WORK INSTRUCTIONS:
Copy every line from the records below that carries the word "stages".

MATERIAL FOR THIS TASK:
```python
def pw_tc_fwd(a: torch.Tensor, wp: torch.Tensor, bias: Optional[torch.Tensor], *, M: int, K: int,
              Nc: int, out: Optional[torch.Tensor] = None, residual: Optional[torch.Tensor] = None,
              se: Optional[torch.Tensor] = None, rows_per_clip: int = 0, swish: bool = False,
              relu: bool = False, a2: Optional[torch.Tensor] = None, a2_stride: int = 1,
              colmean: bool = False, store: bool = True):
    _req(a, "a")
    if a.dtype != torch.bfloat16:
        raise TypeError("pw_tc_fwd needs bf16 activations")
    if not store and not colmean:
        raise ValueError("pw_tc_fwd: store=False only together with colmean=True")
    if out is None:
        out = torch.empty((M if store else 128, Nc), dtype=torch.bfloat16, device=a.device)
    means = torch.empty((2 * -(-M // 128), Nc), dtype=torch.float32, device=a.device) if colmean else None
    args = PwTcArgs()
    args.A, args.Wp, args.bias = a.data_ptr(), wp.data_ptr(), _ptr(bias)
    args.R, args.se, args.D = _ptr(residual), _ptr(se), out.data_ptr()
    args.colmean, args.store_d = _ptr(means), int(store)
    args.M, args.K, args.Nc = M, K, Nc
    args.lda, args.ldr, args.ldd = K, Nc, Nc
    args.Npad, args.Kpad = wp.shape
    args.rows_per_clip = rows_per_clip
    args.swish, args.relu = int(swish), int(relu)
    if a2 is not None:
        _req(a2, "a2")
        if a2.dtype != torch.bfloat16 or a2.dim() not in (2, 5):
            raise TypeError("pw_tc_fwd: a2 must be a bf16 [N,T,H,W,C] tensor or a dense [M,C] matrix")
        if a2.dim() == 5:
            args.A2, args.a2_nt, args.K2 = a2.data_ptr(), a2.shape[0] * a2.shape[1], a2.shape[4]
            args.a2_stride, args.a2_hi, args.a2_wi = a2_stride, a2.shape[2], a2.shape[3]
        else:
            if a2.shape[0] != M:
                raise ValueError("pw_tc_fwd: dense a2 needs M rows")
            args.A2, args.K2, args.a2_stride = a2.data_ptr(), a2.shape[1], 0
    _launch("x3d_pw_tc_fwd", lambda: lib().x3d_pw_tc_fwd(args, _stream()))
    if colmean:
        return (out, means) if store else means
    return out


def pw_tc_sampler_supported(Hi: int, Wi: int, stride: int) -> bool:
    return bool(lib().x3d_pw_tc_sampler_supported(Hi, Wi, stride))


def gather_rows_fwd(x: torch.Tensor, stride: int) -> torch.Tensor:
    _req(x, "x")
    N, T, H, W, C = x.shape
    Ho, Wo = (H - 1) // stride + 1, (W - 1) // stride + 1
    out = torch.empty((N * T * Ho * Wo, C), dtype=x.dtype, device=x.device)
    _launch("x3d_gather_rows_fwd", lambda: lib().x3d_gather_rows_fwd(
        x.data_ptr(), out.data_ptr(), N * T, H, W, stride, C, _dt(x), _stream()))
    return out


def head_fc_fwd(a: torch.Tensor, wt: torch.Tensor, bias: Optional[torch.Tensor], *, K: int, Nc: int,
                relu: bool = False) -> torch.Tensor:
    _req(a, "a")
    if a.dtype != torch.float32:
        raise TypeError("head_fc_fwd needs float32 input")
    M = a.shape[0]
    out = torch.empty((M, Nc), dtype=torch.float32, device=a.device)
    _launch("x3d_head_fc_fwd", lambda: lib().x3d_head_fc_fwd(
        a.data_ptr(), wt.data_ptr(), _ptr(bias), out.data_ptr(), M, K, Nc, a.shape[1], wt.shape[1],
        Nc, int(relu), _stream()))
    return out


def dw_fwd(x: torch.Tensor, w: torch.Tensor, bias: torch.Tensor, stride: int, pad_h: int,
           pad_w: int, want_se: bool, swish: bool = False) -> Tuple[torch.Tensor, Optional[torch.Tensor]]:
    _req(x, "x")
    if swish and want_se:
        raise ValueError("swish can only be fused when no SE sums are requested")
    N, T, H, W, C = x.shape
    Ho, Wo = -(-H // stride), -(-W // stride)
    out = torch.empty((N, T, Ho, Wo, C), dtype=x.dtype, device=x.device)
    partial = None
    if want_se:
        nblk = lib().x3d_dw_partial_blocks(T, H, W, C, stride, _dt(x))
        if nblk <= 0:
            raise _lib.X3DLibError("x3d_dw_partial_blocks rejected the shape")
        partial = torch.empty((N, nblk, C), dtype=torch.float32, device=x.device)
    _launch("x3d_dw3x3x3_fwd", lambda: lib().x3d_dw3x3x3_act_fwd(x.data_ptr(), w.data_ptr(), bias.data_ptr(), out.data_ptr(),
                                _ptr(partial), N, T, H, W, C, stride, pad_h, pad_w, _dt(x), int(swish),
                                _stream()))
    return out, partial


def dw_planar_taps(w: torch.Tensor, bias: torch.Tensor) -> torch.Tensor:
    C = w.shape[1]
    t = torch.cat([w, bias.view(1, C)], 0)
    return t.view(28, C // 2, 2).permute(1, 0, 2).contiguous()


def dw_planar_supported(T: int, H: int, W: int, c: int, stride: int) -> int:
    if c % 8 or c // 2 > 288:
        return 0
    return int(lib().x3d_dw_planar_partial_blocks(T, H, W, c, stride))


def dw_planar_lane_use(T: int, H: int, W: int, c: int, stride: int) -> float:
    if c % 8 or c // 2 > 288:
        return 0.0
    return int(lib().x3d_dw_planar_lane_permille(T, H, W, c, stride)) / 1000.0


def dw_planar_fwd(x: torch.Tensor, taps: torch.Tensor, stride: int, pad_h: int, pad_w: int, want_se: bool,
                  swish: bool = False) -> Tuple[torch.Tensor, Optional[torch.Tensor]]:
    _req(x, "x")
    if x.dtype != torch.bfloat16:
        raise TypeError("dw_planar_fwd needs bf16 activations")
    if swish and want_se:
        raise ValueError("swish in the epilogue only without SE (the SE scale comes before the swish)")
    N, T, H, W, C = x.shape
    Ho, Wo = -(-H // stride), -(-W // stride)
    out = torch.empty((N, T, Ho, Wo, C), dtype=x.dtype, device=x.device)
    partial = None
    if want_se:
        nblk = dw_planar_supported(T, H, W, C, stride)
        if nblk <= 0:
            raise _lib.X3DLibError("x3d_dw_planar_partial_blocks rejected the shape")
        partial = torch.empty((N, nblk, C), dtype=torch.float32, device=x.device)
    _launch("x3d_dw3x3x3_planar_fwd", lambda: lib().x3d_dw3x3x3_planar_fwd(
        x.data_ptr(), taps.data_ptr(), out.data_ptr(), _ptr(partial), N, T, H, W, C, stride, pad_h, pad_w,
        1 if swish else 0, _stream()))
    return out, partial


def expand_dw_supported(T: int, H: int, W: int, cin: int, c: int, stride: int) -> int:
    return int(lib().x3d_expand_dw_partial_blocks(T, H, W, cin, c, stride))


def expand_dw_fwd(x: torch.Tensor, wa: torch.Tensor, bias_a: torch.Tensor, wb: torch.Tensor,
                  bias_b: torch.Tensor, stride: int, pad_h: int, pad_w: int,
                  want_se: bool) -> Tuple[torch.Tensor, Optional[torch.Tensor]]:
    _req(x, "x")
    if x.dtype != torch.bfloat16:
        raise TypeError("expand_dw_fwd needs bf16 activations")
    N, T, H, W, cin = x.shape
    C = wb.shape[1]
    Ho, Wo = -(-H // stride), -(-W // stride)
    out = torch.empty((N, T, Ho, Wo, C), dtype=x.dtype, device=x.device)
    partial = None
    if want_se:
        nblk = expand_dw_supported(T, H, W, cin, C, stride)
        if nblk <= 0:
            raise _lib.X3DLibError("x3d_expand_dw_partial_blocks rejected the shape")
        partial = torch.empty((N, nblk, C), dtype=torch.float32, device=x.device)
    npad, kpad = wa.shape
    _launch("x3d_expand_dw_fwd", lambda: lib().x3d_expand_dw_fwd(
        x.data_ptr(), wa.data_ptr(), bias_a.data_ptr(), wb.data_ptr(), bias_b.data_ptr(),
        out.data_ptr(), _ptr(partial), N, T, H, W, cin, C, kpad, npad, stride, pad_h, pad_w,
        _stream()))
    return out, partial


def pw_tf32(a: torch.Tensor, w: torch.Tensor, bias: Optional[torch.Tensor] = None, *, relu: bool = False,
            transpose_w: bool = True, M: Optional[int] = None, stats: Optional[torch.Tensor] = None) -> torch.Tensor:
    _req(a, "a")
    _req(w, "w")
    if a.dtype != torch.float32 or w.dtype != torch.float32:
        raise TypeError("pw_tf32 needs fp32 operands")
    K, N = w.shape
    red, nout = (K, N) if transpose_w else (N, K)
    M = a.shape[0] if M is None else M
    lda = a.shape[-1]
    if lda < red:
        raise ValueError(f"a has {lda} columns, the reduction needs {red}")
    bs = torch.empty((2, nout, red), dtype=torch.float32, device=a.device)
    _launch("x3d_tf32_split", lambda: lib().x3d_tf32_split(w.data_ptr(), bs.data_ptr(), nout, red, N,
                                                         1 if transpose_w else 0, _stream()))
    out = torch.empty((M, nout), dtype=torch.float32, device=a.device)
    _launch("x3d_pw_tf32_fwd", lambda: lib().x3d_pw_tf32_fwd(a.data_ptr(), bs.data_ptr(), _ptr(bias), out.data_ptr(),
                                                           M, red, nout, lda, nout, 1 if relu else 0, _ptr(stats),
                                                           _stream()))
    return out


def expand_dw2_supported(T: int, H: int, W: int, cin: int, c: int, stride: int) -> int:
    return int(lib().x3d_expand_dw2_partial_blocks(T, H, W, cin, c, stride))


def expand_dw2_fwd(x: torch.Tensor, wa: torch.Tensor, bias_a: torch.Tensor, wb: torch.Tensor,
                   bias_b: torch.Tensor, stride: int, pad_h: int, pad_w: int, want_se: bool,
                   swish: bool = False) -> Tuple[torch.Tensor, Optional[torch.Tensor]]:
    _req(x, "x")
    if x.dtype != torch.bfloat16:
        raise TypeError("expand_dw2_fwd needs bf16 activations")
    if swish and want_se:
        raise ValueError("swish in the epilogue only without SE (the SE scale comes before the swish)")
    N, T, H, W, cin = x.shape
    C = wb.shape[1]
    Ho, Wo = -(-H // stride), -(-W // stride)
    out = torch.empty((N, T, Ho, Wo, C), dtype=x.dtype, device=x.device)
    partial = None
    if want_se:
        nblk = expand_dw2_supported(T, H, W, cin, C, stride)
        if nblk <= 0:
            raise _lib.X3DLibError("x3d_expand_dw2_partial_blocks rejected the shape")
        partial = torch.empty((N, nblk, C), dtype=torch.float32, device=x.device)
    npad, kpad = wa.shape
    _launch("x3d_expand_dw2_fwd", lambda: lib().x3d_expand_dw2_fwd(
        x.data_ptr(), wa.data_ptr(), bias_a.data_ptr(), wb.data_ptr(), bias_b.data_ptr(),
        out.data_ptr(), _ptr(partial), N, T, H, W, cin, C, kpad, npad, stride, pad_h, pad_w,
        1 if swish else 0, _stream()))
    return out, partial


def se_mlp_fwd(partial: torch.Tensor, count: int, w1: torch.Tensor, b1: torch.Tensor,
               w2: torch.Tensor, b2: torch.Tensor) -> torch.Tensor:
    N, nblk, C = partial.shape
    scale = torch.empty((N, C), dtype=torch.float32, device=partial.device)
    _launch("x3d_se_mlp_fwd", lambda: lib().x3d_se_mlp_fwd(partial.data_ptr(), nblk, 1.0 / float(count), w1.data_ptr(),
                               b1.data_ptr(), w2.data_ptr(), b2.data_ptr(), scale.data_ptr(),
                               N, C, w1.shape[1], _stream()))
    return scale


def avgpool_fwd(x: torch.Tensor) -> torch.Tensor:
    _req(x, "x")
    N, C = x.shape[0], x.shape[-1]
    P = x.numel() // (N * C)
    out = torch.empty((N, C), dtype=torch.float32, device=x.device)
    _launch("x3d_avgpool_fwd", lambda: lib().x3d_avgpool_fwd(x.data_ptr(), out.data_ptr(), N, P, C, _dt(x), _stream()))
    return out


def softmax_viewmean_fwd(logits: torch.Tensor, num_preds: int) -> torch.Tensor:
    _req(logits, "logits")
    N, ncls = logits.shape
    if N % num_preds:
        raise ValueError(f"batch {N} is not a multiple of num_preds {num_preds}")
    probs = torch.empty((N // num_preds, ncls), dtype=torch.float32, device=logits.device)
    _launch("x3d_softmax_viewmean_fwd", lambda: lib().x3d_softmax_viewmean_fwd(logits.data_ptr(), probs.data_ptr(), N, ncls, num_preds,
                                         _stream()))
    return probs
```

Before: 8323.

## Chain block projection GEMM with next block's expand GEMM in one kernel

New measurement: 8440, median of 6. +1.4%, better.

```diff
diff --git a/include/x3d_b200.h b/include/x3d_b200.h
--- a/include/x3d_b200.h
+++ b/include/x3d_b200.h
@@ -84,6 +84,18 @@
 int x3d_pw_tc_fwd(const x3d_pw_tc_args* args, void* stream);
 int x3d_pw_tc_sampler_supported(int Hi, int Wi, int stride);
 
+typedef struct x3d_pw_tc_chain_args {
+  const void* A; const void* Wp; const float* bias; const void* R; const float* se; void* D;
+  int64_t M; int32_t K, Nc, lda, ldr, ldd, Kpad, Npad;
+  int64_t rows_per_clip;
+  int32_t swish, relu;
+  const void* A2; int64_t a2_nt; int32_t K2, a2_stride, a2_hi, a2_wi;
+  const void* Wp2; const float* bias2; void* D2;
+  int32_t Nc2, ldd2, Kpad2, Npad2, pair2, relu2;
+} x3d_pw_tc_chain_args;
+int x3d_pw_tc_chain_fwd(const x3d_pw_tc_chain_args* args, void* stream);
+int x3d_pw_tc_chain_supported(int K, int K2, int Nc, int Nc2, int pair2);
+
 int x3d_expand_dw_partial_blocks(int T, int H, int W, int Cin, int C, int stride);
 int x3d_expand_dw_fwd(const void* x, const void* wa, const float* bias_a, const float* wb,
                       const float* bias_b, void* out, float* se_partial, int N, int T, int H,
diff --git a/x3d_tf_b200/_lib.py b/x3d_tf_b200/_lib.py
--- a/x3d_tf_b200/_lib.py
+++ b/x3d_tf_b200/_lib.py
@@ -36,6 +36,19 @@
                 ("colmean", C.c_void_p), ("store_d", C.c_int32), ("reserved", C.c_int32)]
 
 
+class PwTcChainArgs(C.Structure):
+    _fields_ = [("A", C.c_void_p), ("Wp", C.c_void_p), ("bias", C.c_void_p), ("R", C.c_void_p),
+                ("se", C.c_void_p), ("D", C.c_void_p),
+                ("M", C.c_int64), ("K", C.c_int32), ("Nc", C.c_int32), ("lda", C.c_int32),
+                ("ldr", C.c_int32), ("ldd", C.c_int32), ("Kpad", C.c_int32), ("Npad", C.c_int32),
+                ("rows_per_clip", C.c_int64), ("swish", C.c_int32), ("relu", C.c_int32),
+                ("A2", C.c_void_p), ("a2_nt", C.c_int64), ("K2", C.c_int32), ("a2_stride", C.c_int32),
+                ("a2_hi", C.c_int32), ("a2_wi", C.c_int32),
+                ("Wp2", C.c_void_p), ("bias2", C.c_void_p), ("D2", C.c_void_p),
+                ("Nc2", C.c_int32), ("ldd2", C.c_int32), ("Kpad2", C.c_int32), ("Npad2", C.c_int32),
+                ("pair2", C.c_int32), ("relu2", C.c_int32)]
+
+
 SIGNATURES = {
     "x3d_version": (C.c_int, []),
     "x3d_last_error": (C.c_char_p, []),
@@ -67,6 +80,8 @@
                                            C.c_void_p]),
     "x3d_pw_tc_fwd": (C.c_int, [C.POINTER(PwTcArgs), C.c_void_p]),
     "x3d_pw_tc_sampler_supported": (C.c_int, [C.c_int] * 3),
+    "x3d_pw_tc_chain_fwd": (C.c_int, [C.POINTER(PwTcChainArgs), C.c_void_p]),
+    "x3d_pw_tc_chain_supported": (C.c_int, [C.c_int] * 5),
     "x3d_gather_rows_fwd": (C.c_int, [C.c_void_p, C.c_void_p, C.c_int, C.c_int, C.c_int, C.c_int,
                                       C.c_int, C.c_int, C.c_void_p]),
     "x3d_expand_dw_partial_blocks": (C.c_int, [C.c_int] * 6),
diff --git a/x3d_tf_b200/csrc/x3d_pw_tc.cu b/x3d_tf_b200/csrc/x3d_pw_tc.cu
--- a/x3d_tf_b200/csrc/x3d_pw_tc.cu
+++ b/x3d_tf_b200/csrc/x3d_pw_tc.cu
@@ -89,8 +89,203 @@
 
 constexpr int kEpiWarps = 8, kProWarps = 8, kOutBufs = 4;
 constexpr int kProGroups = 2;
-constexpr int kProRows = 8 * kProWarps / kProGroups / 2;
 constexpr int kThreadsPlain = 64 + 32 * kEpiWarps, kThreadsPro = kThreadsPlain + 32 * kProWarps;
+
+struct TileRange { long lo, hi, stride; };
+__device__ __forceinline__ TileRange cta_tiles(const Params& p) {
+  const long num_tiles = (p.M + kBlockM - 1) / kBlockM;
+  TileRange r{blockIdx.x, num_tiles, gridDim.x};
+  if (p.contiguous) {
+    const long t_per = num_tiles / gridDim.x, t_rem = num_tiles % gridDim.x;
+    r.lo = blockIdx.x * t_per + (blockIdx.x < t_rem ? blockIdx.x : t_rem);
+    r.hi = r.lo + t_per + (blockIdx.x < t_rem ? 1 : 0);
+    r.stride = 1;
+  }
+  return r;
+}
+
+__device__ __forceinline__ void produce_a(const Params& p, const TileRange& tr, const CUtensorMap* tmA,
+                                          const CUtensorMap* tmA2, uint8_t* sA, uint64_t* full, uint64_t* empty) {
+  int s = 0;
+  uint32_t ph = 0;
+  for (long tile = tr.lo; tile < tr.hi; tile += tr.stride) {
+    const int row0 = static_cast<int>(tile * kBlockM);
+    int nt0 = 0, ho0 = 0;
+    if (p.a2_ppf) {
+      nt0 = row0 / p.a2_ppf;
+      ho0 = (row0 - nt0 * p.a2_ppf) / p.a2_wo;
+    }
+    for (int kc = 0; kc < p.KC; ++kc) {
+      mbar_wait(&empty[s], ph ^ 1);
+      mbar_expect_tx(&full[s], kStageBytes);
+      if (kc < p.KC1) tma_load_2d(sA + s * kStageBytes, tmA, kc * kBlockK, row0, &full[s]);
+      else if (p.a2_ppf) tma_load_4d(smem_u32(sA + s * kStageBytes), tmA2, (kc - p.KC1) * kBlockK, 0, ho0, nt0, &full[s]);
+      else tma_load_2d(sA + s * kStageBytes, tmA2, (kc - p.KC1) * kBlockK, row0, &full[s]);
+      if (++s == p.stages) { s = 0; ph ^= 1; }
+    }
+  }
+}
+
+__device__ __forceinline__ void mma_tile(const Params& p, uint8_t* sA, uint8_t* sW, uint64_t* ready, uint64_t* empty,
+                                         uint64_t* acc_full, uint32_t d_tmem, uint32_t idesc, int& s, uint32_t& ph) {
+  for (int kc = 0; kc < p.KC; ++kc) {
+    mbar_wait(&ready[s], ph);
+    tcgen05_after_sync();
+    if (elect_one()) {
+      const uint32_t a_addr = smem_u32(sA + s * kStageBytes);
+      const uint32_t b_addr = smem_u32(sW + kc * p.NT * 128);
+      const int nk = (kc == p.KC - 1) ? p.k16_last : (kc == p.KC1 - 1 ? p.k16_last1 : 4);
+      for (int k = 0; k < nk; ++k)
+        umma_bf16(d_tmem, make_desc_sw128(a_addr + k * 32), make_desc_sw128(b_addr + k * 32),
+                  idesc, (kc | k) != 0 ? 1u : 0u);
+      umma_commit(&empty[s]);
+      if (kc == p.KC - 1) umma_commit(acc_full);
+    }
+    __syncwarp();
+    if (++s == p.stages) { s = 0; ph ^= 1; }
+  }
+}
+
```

EXPECTED ANSWER:
+      if (++s == p.stages) { s = 0; ph ^= 1; }
+    if (++s == p.stages) { s = 0; ph ^= 1; }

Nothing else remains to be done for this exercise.